This article lists all the foreign language films which have been nominated for or won Academy Awards in categories other than the International Feature Film category (known before the 2019 awards as Best Foreign Language Film) itself. The Academy Awards, popularly known as the Oscars, are among the world's oldest and most prestigious film prizes. They were first handed out on May 16, 1929 by the U.S.-based Academy of Motion Picture Arts and Sciences, and have been given annually ever since.
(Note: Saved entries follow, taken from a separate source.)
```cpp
int ldmk_igemm(const ldmk_igemm_args* args, void* stream);
long long ldmk_igemm_workspace_elems(const ldmk_igemm_args* args);
int ldmk_igemm_check(const ldmk_igemm_args* args);
// ... 201 lines not shown
```

Baseline: 1135 sample-steps/s.

## Fuse transformer feed-forward GEGLU and ff.net.2 into one pre-split kernel

Adds a fused f16x2 kernel for the SpatialTransformer feed-forward when C=160. It computes the LN-folded GEGLU projection per 64-column chunk, applies GELU gating in registers, splits the result to f16 hi/lo and feeds it straight into the second GEMM accumulators. This removes the round trip of the hidden activation through global memory and one launch. The cost is the weight streaming through a double-buffered LDS ring with one wave per 32 rows, which may give lower occupancy and parallelism than the separate tiled GEMMs. It only applies to transformer blocks with 32768 or more rows.

After: 1141 sample-steps/s, median of 6. No clear change (+0.5%).

```diff
diff --git a/dsml_thesis_amd/csrc/igemm.hip b/dsml_thesis_amd/csrc/igemm.hip
--- a/dsml_thesis_amd/csrc/igemm.hip
+++ b/dsml_thesis_amd/csrc/igemm.hip
@@ -1344,6 +1344,9 @@
                  "ldmk_igemm: folded layernorm needs row_stats, ln_colsum (ldmk_fold_layernorm), rows mode, no stats_out, no batching");
   LDMK_REQUIRE(a.a_tf >= LDMK_TF_NONE && a.a_tf <= LDMK_TF_LAYERNORM_FOLDED, "ldmk_igemm: a_tf=%d", a.a_tf);
   if (a.epi == LDMK_EPI_GEGLU) LDMK_REQUIRE(a.N % 64 == 0 && !a.residual && !a.batch_vec, "ldmk_igemm: GEGLU needs N%%64==0 and no residual");
+  LDMK_REQUIRE(a.epi >= LDMK_EPI_NONE && a.epi <= LDMK_EPI_GEGLU_FF, "ldmk_igemm: epi=%d", a.epi);
+  LDMK_REQUIRE(a.epi != LDMK_EPI_GEGLU_FF || a.tile_cfg > kNumCfg + kNumRCfg + kNumSCfg + kNumWCfg,
+               "ldmk_igemm: the fused feed-forward (LDMK_EPI_GEGLU_FF) runs on a pre-split tile_cfg (23..33)");
   if (a.stats_out)
     LDMK_REQUIRE(a.M % 32 == 0 && a.rows_per_sample % 32 == 0 && a.epi == LDMK_EPI_NONE && a.batch <= 1,
                  "ldmk_igemm: stats_out needs M%%32==0, rows_per_sample%%32==0, no GEGLU, no batching");
diff --git a/dsml_thesis_amd/csrc/igemm_ps.hip b/dsml_thesis_amd/csrc/igemm_ps.hip
--- a/dsml_thesis_amd/csrc/igemm_ps.hip
+++ b/dsml_thesis_amd/csrc/igemm_ps.hip
@@ -1160,7 +1160,217 @@
   return check_launch("ldmk_igemm(ps, conv)");
 }
 
+template <int C>
+__global__ __launch_bounds__(256, 1) void ffn_h2_kernel(const ldmk_igemm_args p) {
+  constexpr int NW = 4;
+  constexpr int KS1 = C / 16, CB = C / 32;
+  constexpr int U1 = 2 * KS1, U = U1 + 2 * CB;
+  constexpr int UHI = (U + NW - 1) / NW;
+  constexpr int STAGE = U * 2048;
+  extern __shared__ __attribute__((aligned(1024))) unsigned char smem_ps[];
+
+  const int tid = threadIdx.x, lane = tid & 63, wave = __builtin_amdgcn_readfirstlane(tid >> 6);
+  const int l31 = lane & 31, half = lane >> 5;
+  const int Mb = (p.M + 31) / 32;
+  const int blk = blockIdx.x * NW + wave;
+  const int row = blk * 32 + l31;
+  const bool rok = row < p.M;
+  const int Nf = p.ff_hidden, nch = Nf / 32, Kb2 = Nf / 16;
+  const unsigned lane16 = lane * 16;
+  const unsigned lds0 = (unsigned)(size_t)smem_ps;
+
+  const pu32x4 rs1 = ps_rsrc(p.w_ps, (unsigned)Kb2 * (unsigned)KS1 * 2048u);
+  const pu32x4 rs2 = ps_rsrc(p.w2_ps, (unsigned)CB * (unsigned)Kb2 * 2048u);
+  auto issue = [&](int j) {
+    const unsigned buf = lds0 + (unsigned)(j & 1) * STAGE;
+#pragma unroll
+    for (int i = 0; i < UHI; ++i) {
+      const int u = wave + NW * i;
+      if (u < U) {
+        unsigned off;
+        if (u < U1) {
+          off = j < nch ? (unsigned)(2 * j * KS1 + u) * 2048u : PS_OOB;
+        } else {
+          const int v = u - U1;
+          off = j >= 1 ? (unsigned)((v >> 1) * Kb2 + 2 * (j - 1) + (v & 1)) * 2048u : PS_OOB;
+        }
+        ps_dma<2>(lane16 + off, u < U1 ? rs1 : rs2, buf + (unsigned)u * 2048u);
+      }
+    }
+  };
+  issue(0);
+
+  float* vcs = reinterpret_cast<float*>(smem_ps + 2 * STAGE);
+  float* vb1 = vcs + 2 * Nf;
+  for (int i = tid; i < Nf / 2; i += 64 * NW) {
+    reinterpret_cast<float4*>(vcs)[i] = reinterpret_cast<const float4*>(p.ln_colsum)[i];
+    reinterpret_cast<float4*>(vb1)[i] = reinterpret_cast<const float4*>(p.bias)[i];
+  }
+  const int rr = rok ? row : p.M - 1;
+  const float2 st = reinterpret_cast<const float2*>(p.row_stats)[rr];
+  const float mean = st.x, rstd = st.y;
+  const float alpha1 = p.alpha;
+  const float alpha2 = ldexpf(1.f, -(LDMK_F16X2_A_EXP + p.w2_scale_exp));
+
+  pf16x8 ah[KS1], al[KS1];
+  {
+    const unsigned char* ap = reinterpret_cast<const unsigned char*>(p.a_ps) + (size_t)min(blk, Mb - 1) * KS1 * 2048 + lane16;
+#pragma unroll
+    for (int s = 0; s < KS1; ++s) {
+      ah[s] = *reinterpret_cast<const pf16x8*>(ap + s * 2048);
+      al[s] = *reinterpret_cast<const pf16x8*>(ap + s * 2048 + 1024);
+    }
+  }
+  __syncthreads();
+
+  f32x16 acc2[CB];
+#pragma unroll
+  for (int n = 0; n < CB; ++n)
+#pragma unroll
+    for (int r = 0; r < 16; ++r) acc2[n][r] = 0.f;
+  bool bad = false;
+
+  auto gemm1 = [&](const unsigned char* sb, f32x16& av, f32x16& ag) {
+#pragma unroll
+    for (int r = 0; r < 16; ++r) { av[r] = 0.f; ag[r] = 0.f; }
+#pragma unroll
+    for (int s = 0; s < KS1; ++s) {
+      const pf16x8 vh = *reinterpret_cast<const pf16x8*>(sb + s * 2048), vl = *reinterpret_cast<const pf16x8*>(sb + s * 2048 + 1024);
+      const pf16x8 gh = *reinterpret_cast<const pf16x8*>(sb + (KS1 + s) * 2048), gl = *reinterpret_cast<const pf16x8*>(sb + (KS1 + s) * 2048 + 1024);
+      av = __builtin_amdgcn_mfma_f32_32x32x16_f16(vh, al[s], av, 0, 0, 0);
+      av = __builtin_amdgcn_mfma_f32_32x32x16_f16(vl, ah[s], av, 0, 0, 0);
+      av = __builtin_amdgcn_mfma_f32_32x32x16_f16(vh, ah[s], av, 0, 0, 0);
+      ag = __builtin_amdgcn_mfma_f32_32x32x16_f16(gh, al[s], ag, 0, 0, 0);
+      ag = __builtin_amdgcn_mfma_f32_32x32x16_f16(gl, ah[s], ag, 0, 0, 0);
+      ag = __builtin_amdgcn_mfma_f32_32x32x16_f16(gh, ah[s], ag, 0, 0, 0);
+    }
+  };
+  auto geglu = [&](const f32x16& av, const f32x16& ag, const int jc, pf16x8 (&hh)[2], pf16x8 (&hl)[2]) {
+    typedef unsigned pu32x2 __attribute__((ext_vector_type(2)));
+    pu32x2 xh[4], xl[4];
+#pragma unroll
+    for (int q = 0; q < 4; ++q) {
+      const int c = 64 * jc + 8 * q + 4 * half;
+      const float4 cs = *reinterpret_cast<const float4*>(vcs + c), bi = *reinterpret_cast<const float4*>(vb1 + c);
+      const float4 csg = *reinterpret_cast<const float4*>(vcs + c + 32), big = *reinterpret_cast<const float4*>(vb1 + c + 32);
+      float4 v = make_float4(av[4 * q] * alpha1, av[4 * q + 1] * alpha1, av[4 * q + 2] * alpha1, av[4 * q + 3] * alpha1);
+      float4 g = make_float4(ag[4 * q] * alpha1, ag[4 * q + 1] * alpha1, ag[4 * q + 2] * alpha1, ag[4 * q + 3] * alpha1);
+      v.x = ps_lnf_bias(v.x, mean, cs.x, rstd, bi.x); v.y = ps_lnf_bias(v.y, mean, cs.y, rstd, bi.y);
+      v.z = ps_lnf_bias(v.z, mean, cs.z, rstd, bi.z); v.w = ps_lnf_bias(v.w, mean, cs.w, rstd, bi.w);
+      g.x = ps_lnf_bias(g.x, mean, csg.x, rstd, big.x); g.y = ps_lnf_bias(g.y, mean, csg.y, rstd, big.y);
+      g.z = ps_lnf_bias(g.z, mean, csg.z, rstd, big.z); g.w = ps_lnf_bias(g.w, mean, csg.w, rstd, big.w);
+      v.x *= gelu_erf_f(g.x); v.y *= gelu_erf_f(g.y); v.z *= gelu_erf_f(g.z); v.w *= gelu_erf_f(g.w);
+      v.x += 0.f; v.y += 0.f; v.z += 0.f; v.w += 0.f;
+      bad |= rok && ps_h2_out_of_range(v);
+      pf16x4 h, l;
+      ps_split2h(ps_scaled_sat(v), h, l);
+      xh[q] = __builtin_bit_cast(pu32x2, h);
+      xl[q] = __builtin_bit_cast(pu32x2, l);
+    }
+#pragma unroll
+    for (int s = 0; s < 2; ++s) {
+      const auto h0 = __builtin_amdgcn_permlane32_swap(xh[2 * s].x, xh[2 * s + 1].x, false, false);
+      const auto h1 = __builtin_amdgcn_permlane32_swap(xh[2 * s].y, xh[2 * s + 1].y, false, false);
+      const auto l0 = __builtin_amdgcn_permlane32_swap(xl[2 * s].x, xl[2 * s + 1].x, false, false);
+      const auto l1 = __builtin_amdgcn_permlane32_swap(xl[2 * s].y, xl[2 * s + 1].y, false, false);
+      hh[s] = __builtin_bit_cast(pf16x8, pu32x4{h0[0], h1[0], h0[1], h1[1]});
+      hl[s] = __builtin_bit_cast(pf16x8, pu32x4{l0[0], l1[0], l0[1], l1[1]});
+    }
+  };
+  auto gemm2 = [&](const unsigned char* sb2, const pf16x8 (&hh)[2], const pf16x8 (&hl)[2]) {
+#pragma unroll
+    for (int s = 0; s < 2; ++s)
+#pragma unroll
+      for (int n = 0; n < CB; ++n) {
+        const pf16x8 wh = *reinterpret_cast<const pf16x8*>(sb2 + (2 * n + s) * 2048), wl = *reinterpret_cast<const pf16x8*>(sb2 + (2 * n + s) * 2048 + 1024);
+        acc2[n] = __builtin_amdgcn_mfma_f32_32x32x16_f16(wh, hl[s], acc2[n], 0, 0, 0);
+        acc2[n] = __builtin_amdgcn_mfma_f32_32x32x16_f16(wl, hh[s], acc2[n], 0, 0, 0);
+        acc2[n] = __builtin_amdgcn_mfma_f32_32x32x16_f16(wh, hh[s], acc2[n], 0, 0, 0);
+      }
+  };
+  auto stage = [&](int j) -> const unsigned char* {
+    ps_wait_vm<0>();
+    asm volatile("s_barrier" ::: "memory");
+    if (j < nch) issue(j + 1);
+    return smem_ps + (j & 1) * STAGE + lane16;
+  };
+
+  f32x16 pv, pg;
+  gemm1(stage(0), pv, pg);
+  for (int j = 1; j < nch; ++j) {
+    const unsigned char* sb = stage(j);
+    f32x16 av, ag;
+    pf16x8 hh[2], hl[2];
+    gemm1(sb, av, ag);
+    geglu(pv, pg, j - 1, hh, hl);
+    gemm2(sb + U1 * 2048, hh, hl);
+    pv = av;
+    pg = ag;
+#pragma unroll
+    for (int i = 0; i < 6 * KS1; ++i) {
+      __builtin_amdgcn_sched_group_barrier(0x008, 1, 0);
+      __builtin_amdgcn_sched_group_barrier(0x002, 5, 0);
+    }
+  }
+  {
+    const unsigned char* sb = stage(nch);
+    pf16x8 hh[2], hl[2];
+    geglu(pv, pg, nch - 1, hh, hl);
+    gemm2(sb + U1 * 2048, hh, hl);
+  }
+  ps_wait_vm<0>();
+
+  if (rok) {
+    float* __restrict__ outp = p.out + (long long)row * p.ldc;
+    const float* __restrict__ resp = p.residual + (long long)row * p.ldc;
+#pragma unroll
+    for (int n = 0; n < CB; ++n)
+#pragma unroll
+      for (int q = 0; q < 4; ++q) {
+        const int col = 32 * n + 8 * q + 4 * half;
+        const float4 b2 = *reinterpret_cast<const float4*>(p.bias2 + col), rs = *reinterpret_cast<const float4*>(resp + col);
+        float4 v = make_float4(acc2[n][4 * q] * alpha2, acc2[n][4 * q + 1] * alpha2, acc2[n][4 * q + 2] * alpha2, acc2[n][4 * q + 3] * alpha2);
+        v.x = ps_bias_res(v.x, b2.x, 0.f, rs.x); v.y = ps_bias_res(v.y, b2.y, 0.f, rs.y);
+        v.z = ps_bias_res(v.z, b2.z, 0.f, rs.z); v.w = ps_bias_res(v.w, b2.w, 0.f, rs.w);
+        *reinterpret_cast<float4*>(outp + col) = v;
+      }
+  }
+  if (bad) *p.range_flag = 1;
+}
+
+constexpr int kFfnC = 160;
+static size_t ffn_lds(int ff_hidden) { return (size_t)2 * (2 * (kFfnC / 16) + 2 * (kFfnC / 32)) * 2048 + (size_t)16 * ff_hidden; }
+
+static int ffn_launch(const ldmk_igemm_args& a, hipStream_t st) {
+  static bool attr = false;
+  if (!attr) {
+    (void)hipFuncSetAttribute(reinterpret_cast<const void*>(ffn_h2_kernel<kFfnC>), hipFuncAttributeMaxDynamicSharedMemorySize, 160 * 1024);
+    attr = true;
+  }
+  const int wgs = ((a.M + 31) / 32 + 3) / 4;
+  hipLaunchKernelGGL(ffn_h2_kernel<kFfnC>, dim3(wgs), dim3(256), ffn_lds(a.ff_hidden), st, a);
+  return check_launch("ldmk_igemm(ffn)");
+}
+
+static const char* ffn_unsupported(const ldmk_igemm_args& a, int splitk) {
+  if (a.compute != LDMK_COMPUTE_F16X2 || !a.range_flag) return "the fused feed-forward runs the f16x2 arithmetic (compute) and needs range_flag";
+  if (splitk > 1) return "the fused feed-forward does not split K";
+  if (a.a_mode != LDMK_A_ROWS || a.a_tf != LDMK_TF_LAYERNORM_FOLDED || !a.a_ps || !a.w_ps || !a.bias || !a.ln_colsum)
+    return "the fused feed-forward: rows mode, folded LayerNorm, a_ps / w_ps / bias / ln_colsum";
+  if (a.K != kFfnC) return "the fused feed-forward is built for K = 160";
+  if (!a.w2_ps || !a.bias2 || !a.out || !a.residual || a.ff_hidden <= 0 || a.ff_hidden % 32 || a.N != 2 * a.ff_hidden)
+    return "the fused feed-forward: w2_ps, bias2, out, residual; ff_hidden a multiple of 32, N = 2 ff_hidden";
+  if (a.w2_scale_exp < -60 || a.w2_scale_exp > 60) return "w2_scale_exp outside [-60, 60]";
+  if (ffn_lds(a.ff_hidden) > 160 * 1024) return "the fused feed-forward: ff_hidden too large for LDS";
+  if (a.ldc < a.K || a.ldc % 4 || a.batch > 1 || a.out_ps || a.stats_out || a.batch_vec || a.attn_kv_out || a.upsample || a.b_trans || a.c1 ||
+      a.skip_a0 || a.raw_slabs || a.splitk_counters)
+    return "the fused feed-forward: ldc >= K and a multiple of 4; no batching / out_ps / records / per-sample vector / K / V tiles";
+  if ((long long)((a.M + 31) / 32) * (a.K / 16) * 2048 >= (1LL << 31) || (long long)a.N * a.K * 4 >= (1LL << 31)) return "an operand of 2 GiB or more";
+  return nullptr;
+}
+
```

Even though a separate prize has existed for foreign language films since the 1956 Academy Awards, such films continue to be eligible for Academy Awards in other categories, including Best Picture, provided that they have been commercially released in Los Angeles County, California and that they comply with the special rules governing those categories. The French comedy À Nous la Liberté (1931) was the first foreign language film to be nominated for an Academy Award; the German-language Swiss drama Marie-Louise (1944) was the first to actually win one.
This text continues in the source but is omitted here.